Study: GPL loses ground in open source development

By Matthew Broersma, ZDNet UK
Thursday, July 02, 2009 02:53 PM

The GNU General Public Licence is falling in popularity, according to figures released by Black Duck that looked at all versions of the GPL as a whole.

At the same time, Microsoft's open source software license, MS-PL, is gaining ground in the open source realm, the company said in a report Tuesday.

Black Duck, which provides services and products for developers working with open source code, compiled the figures from its database of more than 200,000 open source projects collected from the internet.

The company found that the GPL was the most popular open source license, used by about 65 percent of the projects in the survey. In addition, it said that usage of the GPL v3 license had expanded fourfold in the past year, from 2,345 in June 2008 to 9,500 in the current study.

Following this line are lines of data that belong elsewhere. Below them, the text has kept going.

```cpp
__global__ __launch_bounds__(256) void pack_weights_kernel(const sy_pack_entry* entries, int n_entries) {
    SY_TL_BEGIN(15);
    __shared__ float lds[kPackTaps][kPackTile][kPackTile + 1];
    int lo = 0, hi = n_entries - 1;
    while (lo < hi) {
        const int mid = (lo + hi + 1) >> 1;
        if (entries[mid].tile0 <= (int)blockIdx.x) lo = mid; else hi = mid - 1;
    }
    const sy_pack_entry e = entries[lo];
    const int tile = (int)blockIdx.x - e.tile0;
    const int tiles = ((e.co_n + kPackTile - 1) / kPackTile) * ((e.ci_n + kPackTile - 1) / kPackTile);
    if (tile >= tiles || e.taps > kPackTaps) return;
    switch (e.dtype) {
        case SY_DT_BF16: pack_tile<BF16>(e, tile, lds); break;
        case SY_DT_F16: pack_tile<F16>(e, tile, lds); break;
        default: pack_tile<F32>(e, tile, lds); break;
    }
    SY_TL_END();
}

}

extern "C" int sy_pack_weights(const sy_pack_entry* entries, int n_entries, int total_tiles, void* stream) {
    if (entries == nullptr || n_entries <= 0 || total_tiles <= 0) return SY_ERR_ARG;
    SY_LAUNCH(pack_weights_kernel, dim3(total_tiles), dim3(256), 0, stream, entries, n_entries);
    return SY_LAUNCH_OK() == 0 ? SY_OK : SY_ERR_LAUNCH;
}

namespace {

__global__ __launch_bounds__(256) void rows_add_kernel(float* dst, long long ldd, float* src, long long lds, int rows, int cols,
                                                      int zero_src) {
    const long long total = (long long)rows * cols;
    for (long long i = (long long)blockIdx.x * 256 + threadIdx.x; i < total; i += (long long)gridDim.x * 256) {
        const long long r = i / cols, c = i - r * cols;
        dst[r * ldd + c] += src[r * lds + c];
        if (zero_src) src[r * lds + c] = 0.0f;
    }
}

__global__ __launch_bounds__(256) void pred_colsum_kernel(const float* d_raw, int B, long long bs, int rows, int nch, float* partial,
                                                         int nch_pad) {
    SY_TL_BEGIN(15);
    __shared__ float red[16][17];
    const int c = threadIdx.x & 15, rl = threadIdx.x >> 4, col = blockIdx.y * 16 + c;
    const long long total = (long long)B * rows;
    float acc = 0.0f;
    if (col < nch)
        for (long long i = (long long)blockIdx.x * 16 + rl; i < total; i += (long long)gridDim.x * 16) {
            const long long b = i / rows, p = i - b * rows;
            acc += d_raw[b * bs + p * nch + col];
        }
    red[rl][c] = acc;
    __syncthreads();
    if (rl == 0) {
        float s = 0.0f;
#pragma unroll
        for (int k = 0; k < 16; ++k) s += red[k][c];
        partial[(long long)blockIdx.x * nch_pad + col] = s;
    }
    SY_TL_END();
}

__global__ __launch_bounds__(256) void pred_fold_kernel(const float* partial, int G, int nch_pad, int nc, float* scratch, int srows, int ld, int cin,
                                                       float* g_reg, float* g_obj, float* g_cls, float* gb_reg, float* gb_obj,
                                                       float* gb_cls) {
    SY_TL_BEGIN(15);
    const int t = threadIdx.x;
    for (int col = t; col < 5 + nc; col += 256) {
        float s = 0.0f;
        for (int g = 0; g < G; ++g) s += partial[(long long)g * nch_pad + col];
        if (col < 4) gb_reg[col] += s;
        else if (col == 4) gb_obj[0] += s;
        else gb_cls[col - 5] += s;
    }
    float* s0 = scratch;
    float* s1 = scratch + srows * (long long)ld;
    for (int i = t; i < 5 * cin; i += 256) {
        const int r = i / cin, k = i - r * cin;
        const float v = s0[r * ld + k];
        s0[r * ld + k] = 0.0f;
        if (r < 4) g_reg[r * cin + k] += v; else g_obj[k] += v;
    }
    for (int i = t; i < nc * cin; i += 256) {
        const int r = i / cin, k = i - r * cin;
        g_cls[i] += s1[r * ld + k];
        s1[r * ld + k] = 0.0f;
    }
    SY_TL_END();
}

}

extern "C" int sy_rows_add_f32(float* dst, int64_t ldd, float* src, int64_t lds, int rows, int cols, int zero_src, void* stream) {
    if (dst == nullptr || src == nullptr || rows <= 0 || cols <= 0 || ldd < cols || lds < cols) return SY_ERR_ARG;
    long long blocks = ((long long)rows * cols + 255) / 256;
    if (blocks > 1024) blocks = 1024;
    SY_LAUNCH(rows_add_kernel, dim3((unsigned)blocks), dim3(256), 0, stream, dst, (long long)ldd, src, (long long)lds, rows, cols, zero_src);
    return SY_LAUNCH_OK() == 0 ? SY_OK : SY_ERR_LAUNCH;
}

extern "C" int64_t sy_pred_grad_fold_workspace_floats(int num_classes) {
    return 64LL * (((5 + num_classes) + 15) / 16 * 16);
}

extern "C" int sy_pred_grad_fold(const float* d_raw, int B, int64_t batch_stride, int rows, int num_classes, float* scratch,
                                 int scratch_rows, int ld, int cin, float* g_reg, float* g_obj, float* g_cls, float* gb_reg, float* gb_obj, float* gb_cls,
                                 float* workspace, void* stream) {
    if (d_raw == nullptr || scratch == nullptr || workspace == nullptr || g_reg == nullptr || g_obj == nullptr || g_cls == nullptr ||
        gb_reg == nullptr || gb_obj == nullptr || gb_cls == nullptr || B <= 0 || rows <= 0 || num_classes <= 0 || cin <= 0 || ld < cin || scratch_rows < 5 || scratch_rows < num_classes)
        return SY_ERR_ARG;
    const int nch = 5 + num_classes, groups = (nch + 15) / 16, nch_pad = groups * 16, G = 64;
    SY_LAUNCH(pred_colsum_kernel, dim3(G, groups), dim3(256), 0, stream, d_raw, B, (long long)batch_stride, rows, nch, workspace, nch_pad);
    SY_LAUNCH(pred_fold_kernel, dim3(1), dim3(256), 0, stream, (const float*)workspace, G, nch_pad, num_classes, scratch, scratch_rows, ld, cin, g_reg,
              g_obj, g_cls, gb_reg, gb_obj, gb_cls);
    return SY_LAUNCH_OK() == 0 ? SY_OK : SY_ERR_LAUNCH;
}
SY_PROBE_READER(sy_probe_read_api_misc)
```

### streamyolo_amd/train_engine.py

```python
import ctypes as C
import os

import torch

from . import ops
from .data import FramePairsU8
from .engine import _Builder, MergedConv, base_convs, build_frame_net, build_fuse_net, build_head_net
from .model.plan_cache import compute_dtype_for
from .ops import View, EPI_LINEAR, CONV_DGRAD
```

Over the past year, the GPL v3 has moved past the Mozilla, MIT and Apache licenses to the number five spot, behind the BSD license. Black Duck predicted that the GPL v3 would pass the BSD license in about six months.

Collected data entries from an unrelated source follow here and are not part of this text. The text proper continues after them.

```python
def _dev_index(device):
    if isinstance(device, int):
        return device
    s = str(device)
    if s in ("", "cuda", "gpu"):
        return torch.cuda.current_device()
    if s.startswith("cuda:"):
        return int(s.split(":")[1])
    if s.isdigit():
        return int(s)
    if s == "cpu":
        global _CPU_WARNED
# ... 358 lines not shown

    def bottleneck64(self, x_nhwc, w1, b1, w2, b2, shortcut=True):
        B, H, Wd, Cin = x_nhwc.shape
        out = torch.empty_like(x_nhwc)
        arrs = [np.ascontiguousarray(v, np.float32) for v in (w1, b1, w2, b2)]
        ptr = [v.ctypes.data_as(C.POINTER(C.c_float)) for v in arrs]
        self._chk(self.lib.cy_bottleneck64(self.ctx, self._p(x_nhwc), B, H, Wd, ptr[0], ptr[1], ptr[2], ptr[3], int(bool(shortcut)),
                                           self._p(out), self._stream()))
        return out

    def conv_bn_silu(self, x_nhwc, w, b, k, s, act=True, res=None):
        B, Hi, Wi, Cin = x_nhwc.shape
        Cout = w.shape[0]
        pad = k // 2
        Ho, Wo = (Hi + 2 * pad - k) // s + 1, (Wi + 2 * pad - k) // s + 1
        out = torch.empty((B, Ho, Wo, Cout), dtype=self.dtype, device=self.tdev)
        w = np.ascontiguousarray(w, np.float32)
        b = np.ascontiguousarray(b, np.float32)
        self._chk(self.lib.cy_conv_bn_silu(self.ctx, self._p(x_nhwc), B, Hi, Wi, Cin,
                                           w.ctypes.data_as(C.POINTER(C.c_float)), b.ctypes.data_as(C.POINTER(C.c_float)),
                                           Cout, k, s, int(act), self._p(res) if res is not None else None,
                                           self._p(out), self._stream()))
        return out

    def dwconv3x3(self, x, nch, w, b, out, in_coff=0, out_coff=0, act=True, res=None, res_coff=0, chmap=(0, 0, 0)):
        B, H, Wd, in_ct = x.shape
        w = np.ascontiguousarray(w, np.float32)
        b = np.ascontiguousarray(b, np.float32)
        self._chk(self.lib.cy_dwconv3x3(self.ctx, self._p(x), B, H, Wd, int(nch), in_ct, int(in_coff),
                                        w.ctypes.data_as(C.POINTER(C.c_float)), b.ctypes.data_as(C.POINTER(C.c_float)),
                                        int(bool(act)), int(chmap[0]), int(chmap[1]), int(chmap[2]),
                                        self._p(res) if res is not None else None, res.shape[-1] if res is not None else 0,
                                        int(res_coff), self._p(out), out.shape[-1], int(out_coff), self._stream()))
        return out

    def attention(self, qkv, heads, kd, hd, out, coff=0, out_coff=0):
        B, N, ct = qkv.shape
        self._chk(self.lib.cy_attention(self.ctx, self._p(qkv), B, N, ct, int(coff), int(heads), int(kd), int(hd), self._p(out),
                                        out.shape[-1], int(out_coff), self._stream()))
        return out

    def maxpool5(self, src, nch, dst, src_coff=0, dst_coff=0):
        B, H, Wd, ct = src.shape
        assert tuple(dst.shape) == tuple(src.shape)
        self._chk(self.lib.cy_maxpool5(self.ctx, self._p(src), B, H, Wd, int(nch), ct, int(src_coff), self._p(dst), int(dst_coff),
                                       self._stream()))
# ... 110 lines not shown
```

include/caesar_yolo_hip.h:

```cpp
#ifndef CAESAR_YOLO_HIP_H
#define CAESAR_YOLO_HIP_H
#include <stddef.h>
#include <stdint.h>
#ifdef __cplusplus
extern "C" {
#endif

typedef struct cy_ctx cy_ctx;

enum cy_status { CY_OK = 0, CY_ERR_ARG = -1, CY_ERR_HIP = -2, CY_ERR_IO = -3, CY_ERR_STATE = -4, CY_ERR_UNSUPPORTED = -5 };
enum cy_precision { CY_F16 = 0, CY_F32 = 1, CY_F16X3 = 2 };

#define CY_MAX_DET 300
#define CY_DET_STRIDE 6
#define CY_MAX_STAGES 8
#define CY_MAX_CAND 65535

typedef struct cy_config {
    int precision;
    int max_batch;
    int max_h, max_w;
    int max_cand;
} cy_config;
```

However, the GPL's share of overall license-use dropped 5 percent, from about 70 percent a year ago to about 65 percent now.

Black Duck attributed the decline in the GPL's dominance to "pragmatism" on the part of software developers and users, who are increasingly moving to licenses that place fewer restrictions on how the code may be used.

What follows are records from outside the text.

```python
def main():
    parent, new, outp, files = sys.argv[1], sys.argv[2], sys.argv[3], sys.argv[4:]
    table = []
    with tempfile.TemporaryDirectory() as tmp, ThreadPoolExecutor(8) as ex:
        jobs = {(t, f): ex.submit(asm, c, f, tmp, t) for f in files for t, c in (("parent", parent), ("new", new))
                if os.path.exists(os.path.join(c, f))}
        for f in files:
            if ("parent", f) not in jobs:
                kn = kernels(jobs[("new", f)].result())
                names = demangle(sorted(kn))
                for name in sorted(kn):
                    b = kn[name]
                    row = {"file": f, "kernel": names[name].split("(")[0].replace("void ", ""), "new_file": True}
                    for k in ("vgprs", "sgprs", "lds", "scratch"):
                        row[k] = [None, b[k]]
                    row["waves_per_simd"] = [None, waves_per_simd(b)]
                    row["instructions"] = [None, len(b["ins"])]
                    row["identical"] = None
                    row["within_the_rules"] = b["scratch"] == 0
                    table.append(row)
                    print("new  " + ("" if row["within_the_rules"] else "RULE ") + json.dumps(row))
                continue
            kp, kn = kernels(jobs[("parent", f)].result()), kernels(jobs[("new", f)].result())
            assert set(kp) == set(kn), (f, set(kp) ^ set(kn))
            names = demangle(sorted(kp))
            for name in sorted(kp):
                a, b = kp[name], kn[name]
                row = {"file": f, "kernel": names[name].split("(")[0].replace("void ", "")}
                for k in ("vgprs", "sgprs", "lds", "scratch"):
                    row[k] = [a[k], b[k]]
                row["waves_per_simd"] = [waves_per_simd(a), waves_per_simd(b)]
                row["instructions"] = [len(a["ins"]), len(b["ins"])]
                row["identical"] = a["ins"] == b["ins"]
                row["within_the_rules"] = b["scratch"] == 0 and a["lds"] == b["lds"] and row["waves_per_simd"][1] >= row["waves_per_simd"][0]
                table.append(row)
                print(("same " if row["identical"] else "DIFF ") + ("" if row["within_the_rules"] else "RULE ") + json.dumps(row))
    json.dump(table, open(outp, "w"), indent=1)


main()
```

### rs-image-segmentation_amd/csrc/k9_kmeans.hip

```cpp
#include <algorithm>
#include <chrono>
#include <cmath>
#include <type_traits>

#include "common.h"
#include "k9_kmeans.h"

template <typename T> constexpr bool lloyd_pipelined(int KMAX, int FR, bool UPDATE) { return KMAX <= 32 && (UPDATE || FR >= 16); }
template <typename T> constexpr bool kpp_pipelined(int NL, int FR) { return true; }
template <typename T> __device__ __forceinline__ int km_full_tiles(int64_t chunk0, int64_t n)
{
    const int64_t left = n - chunk0;
    if (left <= 0) return 0;
    const int64_t full = left / km_tile<T>();
    return full < KM_TILES_PER_CHUNK ? (int)full : KM_TILES_PER_CHUNK;
}

template <typename T>
__global__ __launch_bounds__(KM_THREADS) void km_minmax(planes_t pl, int64_t n, T *__restrict__ pmin, T *__restrict__ pmax)
{
    constexpr int PXL = vt<T>::PXL;
    const int f = blockIdx.y;
    T mn = (T)INFINITY, mx = (T)-INFINITY;
    for (int64_t base = ((int64_t)blockIdx.x * KM_THREADS + threadIdx.x) * PXL; base < n; base += (int64_t)gridDim.x * KM_THREADS * PXL) {
        T v[PXL];
// ... 48 lines not shown
            base += UNR * stride;
            if (!fits(base)) { consume(va); break; }
            request(vb, base);
            consume(va);
            base += UNR * stride;
            if (!fits(base)) { consume(vb); break; }
            request(va, base);
            consume(vb);
        }
    }
    for (; base < n; base += stride) {
        T v[PXL];
        load_px<T>(pl.p[f], base, n, v);
#pragma unroll
        for (int i = 0; i < PXL; i++)
            if (base + i < n) acc += to_fixed40((double)scaled<T>(v[i], sc, mnv));
    }
    __shared__ long long sacc[4];
    wg_put(sacc, wave_sum(acc));
    __syncthreads();
    if (threadIdx.x == 0) partial[(size_t)f * gridDim.x + blockIdx.x] = wg_sum(sacc);
}

template <typename T>
__global__ void km_gather_row(planes_t pl, int F, int64_t idx, const scaler_t<T> *__restrict__ sp, T *__restrict__ out)
{
    const int f = threadIdx.x;
    if (f < F) {
        T x = reinterpret_cast<const T *>(pl.p[f])[idx];
        out[f] = scaled<T>(x, sp->scale[f], sp->minv[f]) - sp->mean[f];
    }
}

#define KPP_MAXL 8
#define KPP_STRIDE (KPP_MAXL + 1)

template <typename T> __device__ __forceinline__ T kpp_close(double dot, double cc, double yy)
{
    double d = -2.0 * dot;
    d = d + cc;
    d = d + yy;
    const T dt = (T)d;
    return dt > (T)0 ? dt : (T)0;
}

template <typename T, int NL, int FR, int MODE>
__global__ __launch_bounds__(KM_THREADS) void km_kpp(planes_t pl, int F, int64_t n, const scaler_t<T> *__restrict__ sp,
                                                     const double *__restrict__ candT, const double *__restrict__ cc, int L,
                                                     T *__restrict__ closest, unsigned long long *__restrict__ partial, int64_t nchunks,
                                                     int store)
{
    constexpr int PXL = vt<T>::PXL;
    constexpr bool VAR = MODE == 0;
    constexpr bool PIPE = kpp_pipelined<T>(NL, FR);
    unsigned long long acc[NL];
#pragma unroll
    for (int l = 0; l < NL; l++) acc[l] = 0;
    long long vacc[VAR ? FR : 1];
#pragma unroll
    for (int f = 0; f < (VAR ? FR : 1); f++) vacc[f] = 0;
    const int64_t chunk0 = (int64_t)blockIdx.x * km_chunk<T>();
    auto request = [&](T (&x)[FR][PXL], T (&cl)[PXL], uint32_t off) {
#pragma unroll
        for (int f = 0; f < FR; f++) load_pxq<T>(pl, F, f, chunk0, off, x[f]);
        if constexpr (MODE == 2) load_pxf<T, true>(closest, chunk0 + off, n, cl);
    };
    auto tile_body = [&](auto full_t, auto roll_c, T (&x)[FR][PXL], T (&cl)[PXL], uint32_t off, uint32_t noff) {
        const int64_t base = chunk0 + off;
        constexpr bool FULL = decltype(full_t)::value;
        constexpr int ROLL = decltype(roll_c)::value;
        static_assert(ROLL == 0 || FULL, "only full tiles are requested ahead");
        if constexpr (ROLL == 0) {
#pragma unroll
            for (int f = 0; f < FR; f++) {
                if (f < F) load_pxf<T, FULL>(pl.p[f], base, n, x[f]);
                else {
#pragma unroll
                    for (int p = 0; p < PXL; p++) x[f][p] = (T)0;
                }
            }
#pragma unroll
            for (int p = 0; p < PXL; p++) cl[p] = (T)0;
            if constexpr (MODE == 2) load_pxf<T, FULL>(closest, base, n, cl);
        }
        double dot[NL][PXL], dotp[PXL], yy[PXL];
#pragma unroll
        for (int p = 0; p < PXL; p++) {
            yy[p] = 0.0;
            dotp[p] = 0.0;
#pragma unroll
            for (int l = 0; l < NL; l++) dot[l][p] = 0.0;
        }
#pragma unroll
        for (int f = 0; f < FR; f++) {
            if (f < F) {
                const T sc = sp->scale[f], mnv = sp->minv[f], me = sp->mean[f];
                double cd[NL];
#pragma unroll
                for (int l = 0; l < NL; l++) cd[l] = candT[f * KPP_STRIDE + l];
                const double cdp = candT[f * KPP_STRIDE + KPP_MAXL];
#pragma unroll
                for (int p = 0; p < PXL; p++) {
                    const T yt = scaled<T>(x[f][p], sc, mnv) - me;
                    if constexpr (VAR) {
                        const T dd = yt * yt;
                        if (FULL || base + p < n) vacc[f] += to_fixed40((double)dd);
                    }
                    const double y = (double)yt;
                    yy[p] = fma(y, y, yy[p]);
                    if constexpr (MODE != 0) dotp[p] = fma(cdp, y, dotp[p]);
#pragma unroll
                    for (int l = 0; l < NL; l++) dot[l][p] = fma(cd[l], y, dot[l][p]);
                }
            }
            if constexpr (ROLL == 1) load_pxq<T>(pl, F, f, chunk0, noff, x[f]);
        }
        if constexpr (MODE != 0) {
            const double ccp = cc[KPP_MAXL];
            bool moved = MODE != 2;
#pragma unroll
            for (int p = 0; p < PXL; p++) {
                T dt = kpp_close<T>(dotp[p], ccp, yy[p]);
                if constexpr (MODE == 2) {
                    moved = moved || dt < cl[p];
                    dt = cl[p] < dt ? cl[p] : dt;
                }
                cl[p] = dt;
            }
            if (!store) {
            } else if (FULL || base + PXL <= n) {
                if (moved) {
                    typename vt<T>::vec o;
                    if constexpr (PXL == 4) o = make_float4(cl[0], cl[1], cl[2], cl[3]);
                    else o = make_double2(cl[0], cl[1]);
                    *reinterpret_cast<typename vt<T>::vec *>(closest + base) = o;
                }
            } else {
                for (int p = 0; p < PXL; p++)
                    if (base + p < n) closest[base + p] = cl[p];
            }
        }
#pragma unroll
        for (int l = 0; l < NL; l++) {
            if (l < L) {
                const double ccl = cc[l];
#pragma unroll
                for (int p = 0; p < PXL; p++) {
                    T dt = kpp_close<T>(dot[l][p], ccl, yy[p]);
                    if constexpr (MODE != 0) dt = cl[p] < dt ? cl[p] : dt;
                    if (FULL || base + p < n) acc[l] += (unsigned long long)to_fixed40((double)dt);
                }
            }
        }
        if constexpr (ROLL == 1 && MODE == 2) load_pxf<T, true>(closest, chunk0 + noff, n, cl);
    };
    T x[FR][PXL], cl[PXL];
    auto at = [&](int t) { return (uint32_t)(t * km_tile<T>() + (int)threadIdx.x * PXL); };
    if constexpr (!PIPE) {
        for (int t = 0; t < KM_TILES_PER_CHUNK; t++) {
            const int64_t tbase = chunk0 + (int64_t)t * km_tile<T>();
            if (tbase >= n) break;
            if (tbase + km_tile<T>() <= n) tile_body(std::true_type{}, ic<0>(), x, cl, at(t), 0);
            else tile_body(std::false_type{}, ic<0>(), x, cl, at(t), 0);
        }
    } else {
        const int nfull = km_full_tiles<T>(chunk0, n);
        if (nfull > 0) {
            request(x, cl, at(0));
#pragma clang loop unroll(disable)
            for (int t = 0; t + 1 < nfull; t++) tile_body(std::true_type{}, ic<1>(), x, cl, at(t), at(t + 1));
            tile_body(std::true_type{}, ic<2>(), x, cl, at(nfull - 1), 0);
        }
        if (nfull < KM_TILES_PER_CHUNK && chunk0 + (int64_t)nfull * km_tile<T>() < n) tile_body(std::false_type{}, ic<0>(), x, cl, at(nfull), 0);
    }
    __shared__ unsigned long long sacc[4][NL];
#pragma unroll
    for (int l = 0; l < NL; l++) {
// ... 9 lines not shown
#pragma unroll
        for (int f = 0; f < FR; f++) {
            long long s = wave_sum(vacc[f]);
            if (lane_id() == 0) svar[threadIdx.x >> 6][f] = s;
        }
        __syncthreads();
        if ((int)threadIdx.x < F)
            partial[(size_t)(1 + threadIdx.x) * nchunks + blockIdx.x] =
                (unsigned long long)(svar[0][threadIdx.x] + svar[1][threadIdx.x] + svar[2][threadIdx.x] + svar[3][threadIdx.x]);
    }
}

struct kpp_sample_args {
    int64_t c0[KPP_MAXL], cn[KPP_MAXL], direct[KPP_MAXL];
    unsigned long long rem[KPP_MAXL];
    int mode[KPP_MAXL];
    int with_old;
    int64_t offset;
};
template <typename T>
__global__ __launch_bounds__(KM_THREADS) void km_kpp_chunkq(planes_t pl, int F, const scaler_t<T> *__restrict__ sp,
                                                            const double *__restrict__ candT, const double *__restrict__ cc,
                                                            const T *__restrict__ closest, const kpp_sample_args *__restrict__ ap,
                                                            unsigned long long *__restrict__ qv)
{
    const kpp_sample_args &a = *ap;
    const int l = blockIdx.y;
    if (a.mode[l] != 1) return;
    const int64_t c0 = a.c0[l], cn = a.cn[l];
    const int64_t i = (int64_t)blockIdx.x * KM_THREADS + threadIdx.x;
    if (i >= cn) return;
    const double ccp = cc[KPP_MAXL];
    double yy = 0.0, dotp = 0.0;
    for (int f = 0; f < F; f++) {
        const T xv = reinterpret_cast<const T *>(pl.p[f])[c0 + i];
        const T yt = scaled<T>(xv, sp->scale[f], sp->minv[f]) - sp->mean[f];
        const double y = (double)yt;
        yy = fma(y, y, yy);
        dotp = fma(candT[f * KPP_STRIDE + KPP_MAXL], y, dotp);
    }
    T dt = kpp_close<T>(dotp, ccp, yy);
    if (a.with_old) {
        const T c = closest[c0 + i];
        dt = c < dt ? c : dt;
    }
    qv[(size_t)l * km_chunk<T>() + i] = (unsigned long long)to_fixed40((double)dt);
}
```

"Many developers are selecting licenses that are less restrictive, a move that underscores the broader adoption and value of open source in today's multi source development environments," Black Duck executive vice president Peter Vescuso, said in a statement.

The MS-PL has benefited from this trend to become the 10th most popular license in Black Duck's database, used by 1.02 percent of all the projects in the study, the company said.

Most MS-PL projects are on Microsoft's CodePlex website and are oriented for Windows and .Net, it added.

Black Duck also noted that more software providers have moved to an "open core" licensing model in the past year. Under this model, companies offer proprietary extensions around an open source core, with examples including MySQL, PostgreSQL, and Continuent, Black Duck said.